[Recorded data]
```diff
diff --git a/raytracing-course-hw_amd/csrc/rtamd_api.hip b/raytracing-course-hw_amd/csrc/rtamd_api.hip
--- a/raytracing-course-hw_amd/csrc/rtamd_api.hip
+++ b/raytracing-course-hw_amd/csrc/rtamd_api.hip
@@ -455,6 +455,9 @@
                 h_cnt[CNT_P8_HANDOFFS], 100.0 * handoff[0] / nz(h_cnt[CNT_P8_WALK_TIME]), 100.0 * handoff[1] / nz(h_cnt[CNT_P8_WALK_TIME]), 100.0 * handoff[2] / nz(h_cnt[CNT_P8_WALK_TIME]));
         fprintf(stderr, "[rtamd]   light tests %llu (%.2f per light sum), hits %llu (%.2f per light sum); triangle tests of closest-hit walks %llu (%.2f per query)\n",
                 tests, (double)tests / nz(n_light), hits, (double)hits / nz(n_light), h_cnt[CNT_TRI_TESTS] - tests, (double)(h_cnt[CNT_TRI_TESTS] - tests) / nz(h_cnt[CNT_CLOSEST]));
+        const unsigned long long kept_l = h_cnt[CNT_P8_LIGHT_SURVIVORS], kept_t = h_cnt[CNT_P8_TRACE_SURVIVORS];
+        fprintf(stderr, "[rtamd]   leaf filter: %llu of the light tests survive (%.1f %%, %.2f per hit; %llu settled inside the loop), %llu of the triangle tests (%.1f %%, %.2f per closest-hit query; %llu settled inside the loop)\n",
+                kept_l, 100.0 * kept_l / nz(tests), (double)kept_l / nz(hits), h_cnt[CNT_P8_LOOP_SETTLES + 1], kept_t, 100.0 * kept_t / nz(h_cnt[CNT_TRI_TESTS] - tests), (double)kept_t / nz(h_cnt[CNT_CLOSEST]), h_cnt[CNT_P8_LOOP_SETTLES]);
         fprintf(stderr, "[rtamd]   light sums whose walk ends at the light tree's root %llu (%.1f %%), one level below it %llu (%.1f %%); settled by the shader: level %d\n",
                 reach[0], 100.0 * reach[0] / nz(n_light), reach[1], 100.0 * reach[1] / nz(n_light), PT_LIGHT_SETTLE);
     }
```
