constexpr int V3_SLOT = 32;
constexpr int V3_CTL_CHUNKS = 0;
constexpr int V3_CTL_MISMATCH = 1;
constexpr int V3_CTL_CONFLICT = 2;
constexpr int V3_CTL_UNPROVEN = 3;
constexpr int V3_CTL_SEQ = 4;
constexpr int V3_CTL_ACC = 8;
constexpr int V3_CTL_SHORT = 12;
constexpr int V3_CTL_HDR = 16;
struct V3Aux {
  int *snap;
  int *ctl;
  long long cap;
  long long grid0;
  const int *carry_in;
  int *carry_out; int carry_rel;
  int debug;
};
constexpr int V3_DEBUG_WALK = 2;
__device__ __forceinline__ int *v3_own(const V3Aux &ax, long long c) { return ax.snap + (3 * c) * V3_SLOT; }
__device__ __forceinline__ int *v3_pred(const V3Aux &ax, long long c) { return ax.snap + (3 * c + 1) * V3_SLOT; }
__device__ __forceinline__ int *v3_fix(const V3Aux &ax, long long c) { return ax.snap + (3 * c + 2) * V3_SLOT; }
inline size_t v3_snap_words(long long cap) { return (size_t)(cap + 2) * 3 * V3_SLOT; }
inline size_t v3_ctl_words(long long cap) { return (size_t)V3_CTL_HDR + 2 * (size_t)(cap + 2); }

struct V3Lds { unsigned char *tab; unsigned *wbuf; unsigned char *bests; const unsigned *lut; int wv; };
__device__ __forceinline__ void v3_init_lut(unsigned *lut, int lane)
{
  if (lane < 16) {
    const int k0 = (lane >> 2) & 1, k1 = (lane >> 3) & 1, t1 = (lane >> 1) & 1, t0 = lane & 1;
    const int u0 = k0 ? 1 - 2 * t1 : 0, u1 = k1 ? 1 - 2 * (k0 ? t0 : t1) : 0;
    const unsigned d0 = (unsigned)(2 * (u0 + u1)) & 0xff, d1 = (unsigned)(2 * (-u0 + u1)) & 0xff;
    const unsigned d2 = (unsigned)(2 * (u0 - u1)) & 0xff, d3 = (unsigned)(2 * (-u0 - u1)) & 0xff;
    lut[lane] = d0 | (d1 << 8) | (d2 << 16) | (d3 << 24);
  }
}
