 template <int D>
+struct CrossWalk {
+  using S = CrossSmem<D>;
+  static constexpr int ROW_BYTES = S::K_BYTES + S::V_BYTES;
+  static constexpr int PAIR_BYTES = S::MIX_BYTES + S::BV_BYTES;
+  static constexpr int BLOCKS_PAIR = D <= 80 ? 2 : 1, BLOCKS_PLAIN = D <= 80 ? 4 : 2;
+  static constexpr bool BOTH = BLOCKS_PAIR * (2 * ROW_BYTES + PAIR_BYTES) <= 160 * 1024;
+  static constexpr int TOTAL_PAIR = (BOTH ? 2 : 1) * ROW_BYTES + PAIR_BYTES;
+  static_assert(BLOCKS_PAIR * TOTAL_PAIR <= 160 * 1024 && BLOCKS_PLAIN * ROW_BYTES <= 160 * 1024, "LDS of the declared blocks per CU");
+};
+
+template <int D, bool PAIRS>
+__global__ __launch_bounds__(256, (PAIRS ? CrossWalk<D>::BLOCKS_PAIR : CrossWalk<D>::BLOCKS_PLAIN)) void cross_attn_kernel(CrossAttnParams p, int run) {
+  using H = HeadCfg<D>;
+  using S = CrossSmem<D>;
+  using W = CrossWalk<D>;
+  extern __shared__ __attribute__((aligned(16))) char smem[];
+  char* row0 = smem;
+  char* row1 = smem + (W::BOTH ? W::ROW_BYTES : 0);
+  bf16_t* sM = reinterpret_cast<bf16_t*>(smem + (W::BOTH ? 2 : 1) * W::ROW_BYTES);
+  float* sB = reinterpret_cast<float*>(smem + (W::BOTH ? 2 : 1) * W::ROW_BYTES + S::MIX_BYTES);
+  auto kof = [](char* row) { return reinterpret_cast<bf16_t*>(row); };
+  auto vof = [](char* row) { return reinterpret_cast<bf16_t*>(row + S::K_BYTES); };
+
+  const int tid = threadIdx.x, lane = tid & 63, wave = tid >> 6;
+  const int ql = lane & 31, hi = lane >> 5;
+  const int h = blockIdx.y;
+  const int item = blockIdx.z;
+  const bool is_pair = PAIRS && item < p.n_pairs;
+  const int b0 = is_pair ? p.pair_src[item] : p.singles[item - p.n_pairs];
+  const int b1 = is_pair ? p.pair_tar[item] : -1;
+  const int t_begin = blockIdx.x * run;
+  const int t_end = min(t_begin + run, (p.N + 127) / 128);
+  int q_row = t_begin * 128 + wave * 32 + ql;
+  bool q_ok = q_row < p.N;
+
+  auto load_q = [&](int b, int t, bf16x8* qf) {
+    const int row = t * 128 + wave * 32 + ql;
+    const bool ok = row < p.N;
+    const bf16_t* qp = p.q + ((long)b * p.N + (ok ? row : 0)) * p.ldq + h * D;
+#pragma unroll
+    for (int ks = 0; ks < H::DK; ++ks) {
+      const int c = ks * 16 + hi * 8;
+      union { uint4 u; bf16x8 v; } x;
+      x.u = *reinterpret_cast<const uint4*>(qp + (c < D ? c : 0));
+      if (!(ok && c < D)) x.u = make_uint4(0, 0, 0, 0);
+      qf[ks] = x.v;
+    }
+  };
+
+  auto zero_pad = [&](char* row) {
+    bf16_t* sK = kof(row);
+    bf16_t* sV = vof(row);
+    if (H::DP > D)
+      for (int r = tid; r < CTXP; r += 256) *reinterpret_cast<uint4*>(sK + r * H::KS + D) = make_uint4(0, 0, 0, 0);
+    for (int i = tid; i < (96 - CTXP) * (H::DP / 8); i += 256) {
+      const int r = CTXP + i / (H::DP / 8), c = i % (H::DP / 8);
+      *reinterpret_cast<uint4*>(sK + r * H::KS + c * 8) = make_uint4(0, 0, 0, 0);
+    }
+    for (int i = tid; i < (H::DT * 32 - D) * (CTXP / 4); i += 256) {
+      const int r = D + i / (CTXP / 4), c = i % (CTXP / 4);
+      *reinterpret_cast<uint2*>(sV + r * WS + c * 4) = make_uint2(0, 0);
+    }
+  };
+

### DIRECTIONS FOR THIS TASK
Please return only the lines above, starting at the line that has "load_q = [&](int" and ending at the line that has "zero_pad = [&](char*", keeping both and leaving each one unchanged.

### RESPONSE TO THE EXERCISE
+  auto load_q = [&](int b, int t, bf16x8* qf) {
+    const int row = t * 128 + wave * 32 + ql;
+    const bool ok = row < p.N;
+    const bf16_t* qp = p.q + ((long)b * p.N + (ok ? row : 0)) * p.ldq + h * D;
+#pragma unroll
+    for (int ks = 0; ks < H::DK; ++ks) {
+      const int c = ks * 16 + hi * 8;
+      union { uint4 u; bf16x8 v; } x;
+      x.u = *reinterpret_cast<const uint4*>(qp + (c < D ? c : 0));
+      if (!(ok && c < D)) x.u = make_uint4(0, 0, 0, 0);
+      qf[ks] = x.v;
+    }
+  };
+
+  auto zero_pad = [&](char* row) {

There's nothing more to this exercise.